SOURCE MATERIAL START

template <int K, int S, int CB, int TH, int TW, int RP, int KC, int NSUB, typename XT, int CI>
__global__ __launch_bounds__(256, ((S == 1 && (((TH - 1) * S + K) * ((TW - 1) * S + K) + 63) / 64 * KC > 12) ? 2 : 3)) void mbconv_kernel(const XT* __restrict__ X,
                                                     const float* __restrict__ We,
                                                     const float* __restrict__ be,
                                                     const float* __restrict__ Wt,
                                                     const float* __restrict__ bias,
                                                     XT* __restrict__ Y, float* __restrict__ P,
                                                     int H, int Ho, int C, int Cin, int pad_lo,
                                                     int tiles_x, int tiles_sp) {
    using Sh = DwShape<K, S, CB, TH, TW>;
    constexpr int CG = Sh::CG, IH = Sh::IH, IW = Sh::IW;
    constexpr int NTB = CB / 16;
    constexpr int NP = IH * IW, NMT = (NP + 15) / 16, NIT = (NMT + 3) / 4;
    constexpr int NM = CI / 4;
    static_assert(sizeof(XT) == 4 && CI % 8 == 0 && KC == (NM + 3) / 4, "fp32 activations, compile-time Cin");
    __shared__ v4f tile[IH * IW * CG];
    __shared__ v4f wl[K * K * CG];
    __shared__ v4f red[4 * CG];
    const int tid = threadIdx.x, lane = tid & 63, wave = tid >> 6, j = lane & 15, q = lane >> 4;
    const BlkId bid = blk_image_major(tiles_sp * (C / (CB * NSUB)));
    const int n = bid.n;
    const int t = bid.x % tiles_sp, group = bid.x / tiles_sp;
    const int ty0 = (t / tiles_x) * TH, tx0 = (t % tiles_x) * TW;
    const int iy0 = ty0 * S - pad_lo, ix0 = tx0 * S - pad_lo;
#ifdef MB_TRACE
    int mtp = 0;
#endif
    MB_TP(0);

    const XT* xb = X + (size_t)n * H * H * Cin;
    v4f xf[NIT][KC];
#pragma unroll
    for (int it = 0; it < NIT; ++it) {
        const int p = (wave + 4 * it) * 16 + j;
        const int iy = iy0 + p / IW, ix = ix0 + p % IW;
        const bool inside = p < NP && (unsigned)iy < (unsigned)H && (unsigned)ix < (unsigned)H;
        const float* px = reinterpret_cast<const float*>(xb) + ((size_t)(inside ? iy : 0) * H + (inside ? ix : 0)) * CI + q * NM;
#pragma unroll
        for (int kk = 0; kk < KC; ++kk) {
            v4f v;
            if (NM % 4 == 0 || kk < KC - 1) v = ldg4u(px + 4 * kk);
            else { const v2f t2 = ldg2(px + 4 * kk); v = (v4f){t2.x, t2.y, 0.f, 0.f}; }
            xf[it][kk] = inside ? v : (v4f){0.f, 0.f, 0.f, 0.f};
        }
    }

    static_assert(K * K * CG <= 256, "one depthwise weight vector per thread");
    struct ChunkW { v4f wl, bv, wf[NTB][KC], bex[NTB]; };
    auto load_chunk = [&](int sub, ChunkW& w) {
        const int c0 = (group * NSUB + sub) * CB;
        const int i = tid < K * K * CG ? tid : 0;
        w.wl = ldg4(Wt + (size_t)(i / CG) * C + c0 + 4 * (i % CG));
        w.bv = ldg4(bias + c0 + 4 * (tid % CG));
#pragma unroll
        for (int nt = 0; nt < NTB; ++nt) {
            w.bex[nt] = ldg4(be + c0 + nt * 16 + 4 * q);
#pragma unroll
            for (int kk = 0; kk < KC; ++kk) {
                const float* pw = We + (size_t)(c0 + nt * 16 + j) * CI + q * NM + 4 * kk;
                if (NM % 4 == 0 || kk < KC - 1) w.wf[nt][kk] = ldg4u(pw);
                else { const v2f t2 = ldg2(pw); w.wf[nt][kk] = (v4f){t2.x, t2.y, 0.f, 0.f}; }
            }
        }
    };
    ChunkW cw[2];
    load_chunk(0, cw[0]);
#pragma unroll
    for (int sub = 0; sub < NSUB; ++sub) {
        const int c0 = (group * NSUB + sub) * CB;
        ChunkW& cur = cw[sub & 1];
        MB_TP(1);
        if (sub > 0) __syncthreads();
        MB_TP(2);
        if (tid < K * K * CG) wl[tid] = cur.wl;
        load_chunk(sub + 1 < NSUB ? sub + 1 : NSUB - 1, cw[(sub + 1) & 1]);
        const v4f bv = cur.bv;
        v4f (&wf)[NTB][KC] = cur.wf;
        v4f (&bex)[NTB] = cur.bex;
        MB_TP(3);
#pragma unroll
        for (int it = 0; it < NIT; ++it) {
            const int mt = wave + 4 * it;
            if (mt < NMT) {
                v4f acc[NTB];
#pragma unroll
                for (int nt = 0; nt < NTB; ++nt) acc[nt] = bex[nt];
                if constexpr (NTB == 1) {
                    v4f acc1 = (v4f){0.f, 0.f, 0.f, 0.f};
#pragma unroll
                    for (int i = 0; i < NM; ++i) {
                        if (i & 1) acc1 = __builtin_amdgcn_mfma_f32_16x16x4f32(wf[0][i / 4][i % 4], xf[it][i / 4][i % 4], acc1, 0, 0, 0);
                        else acc[0] = __builtin_amdgcn_mfma_f32_16x16x4f32(wf[0][i / 4][i % 4], xf[it][i / 4][i % 4], acc[0], 0, 0, 0);
                    }
                    acc[0] += acc1;
                } else {
#pragma unroll
                    for (int i = 0; i < NM; ++i)
#pragma unroll
                        for (int nt = 0; nt < NTB; ++nt)
// ... 326 lines not shown
    }
    MB_TP(4);
    __syncthreads();
    MB_TP(5);
    dw_compute<K, S, CB, TH, TW, RP, false, XT>(tile, wl, red, bv, Y, P, n, 112, 32, 0, ty0, tx0, t, tiles_sp);
    MB_TP(6);
#ifdef MB_TRACE
    if (bid.x == 5 && bid.n == 3 && threadIdx.x == 0) g_mb_trace[255] = mtp;
#endif
}

template <typename XT>
void launch_stem_dw(const float* x, const unsigned short* ws3, int plane, int Kp, const float* bs, const float* Wd,
                    const float* bd, XT* Y, float* P, XT* stem_out, int n, int* tiles, hipStream_t s) {
    const int tx = 112 / 16, ty = 112 / 8;
    *tiles = tx * ty;
    hipLaunchKernelGGL(stem_dw_kernel<XT>, dim3(tx * ty * n), dim3(256), 0, s, x, ws3, plane, Kp, bs, Wd, bd, Y, P, stem_out, tx,
                       tx * ty);
}
template void launch_stem_dw<float>(const float*, const unsigned short*, int, int, const float*, const float*, const float*, float*, float*, float*, int, int*, hipStream_t);
template void launch_stem_dw<bf16_t>(const float*, const unsigned short*, int, int, const float*, const float*, const float*, bf16_t*, float*, bf16_t*, int, int*, hipStream_t);

template <int K, int S, int CB, int TH, int TW, int RP, typename XT>
static void dw_launch(const XT* X, const float* W, const float* b, XT* Y, float* P, int n,
                      int H, int C, int pad_lo, int* tiles, hipStream_t s) {
    const int Ho = (H + S - 1) / S;
    const int tx = (Ho + TW - 1) / TW, ty = (Ho + TH - 1) / TH;
    const int tiles_sp = tx * ty;
    *tiles = tiles_sp;
    hipLaunchKernelGGL((dw_kernel<K, S, CB, TH, TW, RP, XT>), dim3(tiles_sp * (C / CB) * n), dim3(256), 0,
                       s, X, W, b, Y, P, H, Ho, C, pad_lo, tx, tiles_sp);
}

template <int K, int S, int CB, int TH, int TW, int RP, int KC, int NSUB, typename XT, int CI>
static void mb_launch(const XT* X, int Cin, const float* We, const float* be, const float* W, const float* b,
                      XT* Y, float* P, int n, int H, int C, int pad_lo, int* tiles, hipStream_t s) {
    const int Ho = (H + S - 1) / S;
    const int tx = (Ho + TW - 1) / TW, ty = (Ho + TH - 1) / TH;
    const int tiles_sp = tx * ty;
    *tiles = tiles_sp;
    hipLaunchKernelGGL((mbconv_kernel<K, S, CB, TH, TW, RP, KC, NSUB, XT, CI>), dim3(tiles_sp * (C / (CB * NSUB)) * n),
                       dim3(256), 0, s, X, We, be, W, b, Y, P, H, Ho, C, Cin, pad_lo, tx, tiles_sp);
}
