def lib() -> C.CDLL:
    global _lib
    if _lib is not None:
        return _lib
    if not os.path.exists(LIB_PATH):
        raise ImportError("%s is missing: run `python -c 'import __graft_entry__ as g; g.build()'` "
                          "(hipcc --offload-arch=gfx950); there is no CPU fallback" % LIB_PATH)
    L = C.CDLL(LIB_PATH, mode=C.RTLD_GLOBAL)
    vp, i, f, sz = C.c_void_p, C.c_int, C.c_float, C.c_size_t
    sig = {
        "ntk_abi_version": (i, []),
        "ntk_status_string": (C.c_char_p, [i]),
        "ntk_row_bytes": (sz, [i, C.c_int64]),
        "ntk_device_count": (i, []),
        "ntk_device_init": (i, [i]),
        "ntk_device_name": (i, [C.c_char_p, sz]),
        "ntk_device_mem_info": (i, [C.POINTER(sz), C.POINTER(sz)]),
        "ntk_stream": (vp, [i]),
        "ntk_stream_synchronize": (i, [vp]),
        "ntk_device_synchronize": (i, []),
        "ntk_event_create": (vp, []),
        "ntk_event_destroy": (i, [vp]),
        "ntk_event_record": (i, [vp, vp]),
        "ntk_event_synchronize": (i, [vp]),
        "ntk_event_elapsed_ms": (i, [vp, vp, C.POINTER(f)]),
        "nt_hip_malloc": (vp, [sz]), "nt_hip_free": (None, [vp]),
        "nt_hip_memcpy_h2d": (None, [vp, vp, sz]), "nt_hip_memcpy_d2h": (None, [vp, vp, sz]),
        "nt_hip_memcpy_d2d": (None, [vp, vp, sz]), "nt_hip_memset": (None, [vp, i, sz]),
        "nt_hip_malloc_host": (vp, [sz]), "nt_hip_free_host": (None, [vp]),
        "ntk_memcpy_h2d_async": (i, [vp, vp, sz, vp]), "ntk_memcpy_d2h_async": (i, [vp, vp, sz, vp]),
        "nt_cuda_malloc": (vp, [sz]), "nt_cuda_free": (None, [vp]),
        "nt_cuda_memcpy_h2d": (None, [vp, vp, sz]), "nt_cuda_memcpy_d2h": (None, [vp, vp, sz]),
        "nt_cuda_memcpy_d2d": (None, [vp, vp, sz]), "nt_cuda_memset": (None, [vp, i, sz]),
        "nt_cuda_malloc_host": (vp, [sz]), "nt_cuda_free_host": (None, [vp]),
        "ntk_rmsnorm": (i, [vp, vp, vp, i, i, f, vp]),
        "ntk_rmsnorm_f16": (i, [vp, vp, vp, i, i, f, vp]),
        "ntk_rope": (i, [vp, vp, vp, i, i, i, i, i, f, f, i, vp]),
        "ntk_softmax": (i, [vp, vp, i, i, vp]),
        "ntk_masked_softmax": (i, [vp, vp, vp, i, i, vp]),
        "ntk_gemv": (i, [vp, vp, vp, i, i, i, vp]),
        "ntk_gemv_add": (i, [vp, vp, vp, i, i, i, vp]),
        "ntk_gemm_f32": (i, [vp, vp, vp, i, i, i, vp]),
        "ntk_silu_mul": (i, [vp, vp, vp, i, vp]),
        "ntk_rmsnorm_rowmax": (i, [vp, vp, vp, i, i, f, vp, vp, vp]),
        "ntk_rope_kv_store": (i, [vp, vp, vp, vp, i, i, i, i, f, f, i, vp, vp, i, i, vp]),
        "ntk_silu_mul_rowmax": (i, [vp, vp, vp, i, i, vp, vp]),
        "ntk_add_bias": (i, [vp, vp, i, vp]),
        "ntk_attention_decode": (i, [vp, vp, vp, vp, i, i, i, i, i, f, vp]),
        "ntk_attention_prefill": (i, [vp, vp, vp, vp, i, i, i, i, i, i, f, vp]),
        "ntk_copy_to_kv_cache": (i, [vp, vp, vp, vp, i, i, i, i, i, vp]),
        "ntk_add": (i, [vp, vp, vp, i, vp]),
        "ntk_add_inplace": (i, [vp, vp, i, vp]),
        "ntk_copy": (i, [vp, vp, i, vp]),
        "ntk_cosine_similarity": (i, [vp, vp, vp, i, vp]),
        "ntk_gemv_fused": (i, [C.POINTER(GemvSeg), i, vp, i, vp, f, vp, i, vp]),
        "ntk_debug_gemv_fused_form": (i, [C.POINTER(GemvSeg), i, vp, i, vp, f, vp, i, i, vp]),
        "ntk_q8l_bytes": (sz, [i, i]),
        "ntk_q8l_pack": (i, [vp, vp, i, i, vp]),
        "ntk_q8l_unpack": (i, [vp, vp, i, i, vp]),
        "ntk_rp_bytes": (sz, [i, i, i]),
        "ntk_rp_pack": (i, [vp, vp, i, i, i, vp]),
        "ntk_rp_dequant": (i, [vp, vp, i, i, i, vp]),
        "ntk_rp_unpack": (i, [vp, vp, i, i, i, vp]),
        "ntk_gemv_rp": (i, [vp, vp, vp, i, i, i, vp]),
        "ntk_gemv_rp_fused": (i, [C.POINTER(GemvSeg), i, vp, i, vp, f, vp, i, vp]),
        "ntk_debug_rp_prologue": (i, [vp, vp, vp, f, i, i, i, vp]),
        "ntk_debug_mfma_i8_probe": (i, [vp, vp, vp, vp]),
        "ntk_gemm_quant": (i, [vp, vp, vp, i, i, i, i, vp, vp]),
        "ntk_attention_decode_split": (i, [vp, vp, vp, vp, vp, vp, vp, vp, i, i, i, i, f, f, f, i, vp, vp]),
        "ntk_attention_split_scratch_bytes": (C.c_size_t, [i, i, i]),
        "ntk_attention_split_scratch_init": (i, [vp, i, vp]),
        "ntk_attention_decode_split_merged": (i, [vp, vp, vp, vp, vp, vp, vp, vp, i, i, i, i, f, f, f, i, vp, vp]),
        "ntk_attention_decode_fused": (i, [vp, vp, vp, vp, vp, vp, vp, vp, i, i, i, i, f, f, f, vp]),
        "ntk_attention_decode_batch": (i, [vp, vp, vp, vp, vp, vp, i, vp, i, i, i, i, f, f, f, i, vp, vp]),
        "ntk_kv_segments_validate": (i, [vp, i, i]),
        "ntk_rope_kv_store_segments": (i, [vp, vp, vp, vp, i, i, i, f, f, i, i, vp]),
        "ntk_attention_prefill_segments": (i, [vp, vp, vp, i, i, i, i, f, vp]),
        "ntk_kv_q8_cache_bytes": (C.c_size_t, [i, i, i]),
        "ntk_kv_store_q8": (i, [vp, vp, vp, vp, i, i, i, i, i, vp]),
        "ntk_rope_kv_store_q8": (i, [vp, vp, vp, vp, i, i, i, i, f, f, i, vp, vp, i, i, vp]),
        "ntk_attention_decode_q8": (i, [vp, vp, vp, vp, vp, vp, vp, vp, i, i, i, i, f, f, f, i, vp, vp]),
        "ntk_kv_dequant_q8_f16": (i, [vp, vp, vp, vp, i, i, i, i, vp]),
        "ntk_attention_decode_q8_batch": (i, [vp, vp, vp, vp, vp, vp, i, vp, i, i, i, i, f, f, f, i, vp, vp]),
        "ntk_kv_shift": (i, [vp, vp, i, i, i, i, i, i, i, vp, f, f, i, vp]),
        "ntk_kv_shift_q8": (i, [vp, vp, i, i, i, i, i, i, i, vp, f, f, i, vp]),
        "ntk_embed_rows": (i, [vp, vp, vp, i, i, i, vp]),
        "ntk_argmax": (i, [vp, i, vp, vp, vp, vp]),
        "ntk_logprob_rows": (i, [vp, i, i, i, vp, vp, vp, vp]),
        "ntk_sample_rows_scratch_bytes": (C.c_size_t, [i, i]),
        "ntk_sample_rows_top_k": (i, [vp, i, i, i, vp, i, C.POINTER(SampleRows), vp, vp, vp, vp]),
        "ntk_advance_pos": (i, [vp, vp]),
        "ntk_debug_sclk": (i, [vp, vp]),
        "ntk_debug_sclk_begin": (i, [vp, vp, vp]),
        "ntk_debug_sclk_end": (i, [vp, vp]),
    }
    for name, (res, args) in sig.items():
        fn = getattr(L, name)
        fn.restype = res
        fn.argtypes = args
    _lib = L
    return L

SOURCE MATERIAL END

## ASSIGNMENT:
Go through the data above from its first line and copy each line exactly, stopping once the line with "int H, int Ho, int" has been copied.

## SOLUTION:
template <int K, int S, int CB, int TH, int TW, int RP, int KC, int NSUB, typename XT, int CI>
__global__ __launch_bounds__(256, ((S == 1 && (((TH - 1) * S + K) * ((TW - 1) * S + K) + 63) / 64 * KC > 12) ? 2 : 3)) void mbconv_kernel(const XT* __restrict__ X,
                                                     const float* __restrict__ We,
                                                     const float* __restrict__ be,
                                                     const float* __restrict__ Wt,
                                                     const float* __restrict__ bias,
                                                     XT* __restrict__ Y, float* __restrict__ P,
                                                     int H, int Ho, int C, int Cin, int pad_lo,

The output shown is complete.